Extracts

Cancer Compound From Under The Sea

Melissa Thompson


University of Florida College of Pharmacy researchers have discovered a marine compound off the coast of Key Largo that inhibits cancer cell growth in laboratory tests, a finding they hope will fuel the development of new drugs to better battle the disease.

The UF-patented compound, largazole, is derived from cyanobacteria that grow on coral reefs. Researchers, who described results from early studies in August at an international natural products scientific meeting in Athens, Greece, said it is one of the most promising compounds they’ve found since the college’s marine natural products laboratory was established three years ago.

An initial set of papers in the Journal of the American Chemical Society also has garnered the attention of other scientists, and the lab is racing to complete additional research. The molecule’s natural chemical structure and ability to inhibit cancer cell growth were first described in the journal in February and the laboratory synthesis and description of the molecular basis for its anticancer activity appeared in July.

“It’s exciting because we’ve found a compound in nature that may one day surpass a currently marketed drug or could become the structural template for rationally designed drugs with improved selectivity,” said Hendrik Luesch, an assistant professor in UF’s Department of Medicinal Chemistry and the study’s principal investigator.

Largazole — discovered and named by Luesch for its Florida location and structural features — seeks out a family of enzymes called histone deacetylase, or HDAC. Overactivity of certain HDACs has been associated with several cancers such as prostate and colon tumors, and inhibiting HDACs can activate tumor-suppressor genes that have been silenced in these cancers.

Although scientists have been probing the depths of the ocean for marine products since the early 1960s, many pharmaceutical companies lost interest before researchers could deliver useful compounds because natural products were considered too costly and time-consuming to research and develop.
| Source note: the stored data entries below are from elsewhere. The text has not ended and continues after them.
template <int kLoads, typename Visit>
__device__ __forceinline__ void for_region_probes(const uint32_t* __restrict__ cb_base,
                                                  const uint32_t* __restrict__ cb_start,
                                                  const uint16_t* __restrict__ tabs, uint64_t max_chunks, uint32_t r,
                                                  uint32_t nq, uint32_t rel_log2, uint32_t* s_pre, uint32_t* s_gst,
                                                  uint32_t* s_w, Visit&& visit) {
    const uint32_t R = 1u << rel_log2;
    const uint32_t sb = r >> rel_log2, rl = r & (R - 1u);
    const uint32_t t = threadIdx.x, lanes = blockDim.x;
    const uint32_t bb0 = cb_base[sb * nq], bb1 = cb_base[(sb + 1) * nq];
    const uint32_t pass = lanes < kRunsPerPass ? lanes : kRunsPerPass;
    for (uint32_t p0 = bb0; p0 < bb1; p0 += pass) {
        const uint32_t nt = (bb1 - p0 < pass) ? bb1 - p0 : pass;
        uint32_t len = 0, st = 0;
        if (t < nt) {
            const uint32_t a = tabs[(uint64_t)rl * max_chunks + p0 + t];
            len = tabs[(uint64_t)(rl + 1) * max_chunks + p0 + t] - a;
            st = cb_start[p0 + t] + a;
        }
        uint32_t E;
        const uint32_t ex = block_excl_scan(len, s_w, &E);
        if (t < nt) {
            s_pre[t] = ex;
            s_gst[t] = st;
        }
        __syncthreads();
        const uint32_t span = kLoads * 64u, lane = t & 63u;
        for (uint32_t fb = 0; fb < E; fb += span * (lanes >> 6)) {
            const uint32_t fw = fb + (t >> 6) * span;
            uint32_t idx[kLoads];
#pragma unroll
            for (int c = 0; c < kLoads; ++c) idx[c] = 0xFFFFFFFFu;
            if (fw < E) {
                uint32_t i0 = 0;
                for (uint32_t b = 0; b < nt; b += 64u) {
                    const uint32_t j = b + lane;
                    const uint32_t c = (uint32_t)__popcll(__ballot(j < nt && s_pre[j] <= fw));
                    if (c) i0 = b + c - 1u;
                    if (c < 64u) break;
                }
                const uint32_t fend = E - fw < span ? E : fw + span;
                uint32_t ic[kLoads];
#pragma unroll
                for (int c = 0; c < kLoads; ++c) ic[c] = i0;
                for (uint32_t i = i0 + 1u; i < nt; ++i) {
                    const uint32_t B = __builtin_amdgcn_readfirstlane(s_pre[i]);
                    if (B >= fend) break;
#pragma unroll
                    for (int c = 0; c < kLoads; ++c) ic[c] += (fw + c * 64u + lane >= B) ? 1u : 0u;
                }
#pragma unroll
                for (int c = 0; c < kLoads; ++c) {
                    const uint32_t f = fw + c * 64u + lane;
                    if (f < E) idx[c] = s_gst[ic[c]] + (f - s_pre[ic[c]]);
                }
            }
            visit(idx);
        }
        __syncthreads();
    }
}

typedef uint32_t apply_u32x4 __attribute__((ext_vector_type(4)));
__device__ __forceinline__ uint4 apply_load(const uint4* p) { return *p; }
__device__ __forceinline__ void apply_store(uint4* p, uint4 v) {
    const apply_u32x4 x = {v.x, v.y, v.z, v.w};
    __builtin_nontemporal_store(x, reinterpret_cast<apply_u32x4*>(p));
}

Many common medications, from pain relievers to cholesterol-reducing statins, stem from natural products that grow on the earth, but there is literally an ocean of compounds yet to be discovered in our seas. Only 14 marine natural products developed are in clinical trials today, Luesch said, and one drug recently approved in Europe is the first-ever marine-derived anticancer agent.

Since 2006, Luesch and his team of researchers have screened cyanobacteria provided by collaborator Valerie Paul, head scientist at the Smithsonian Marine Station in Fort Pierce. They check the samples for toxic activity against cancer cells and last year encountered one exceptionally potent extract — the one that ultimately yielded largazole.

“We have only scratched the surface of the chemical diversity in the ocean,” Luesch said. “The opportunities for marine drug discovery are spectacular.”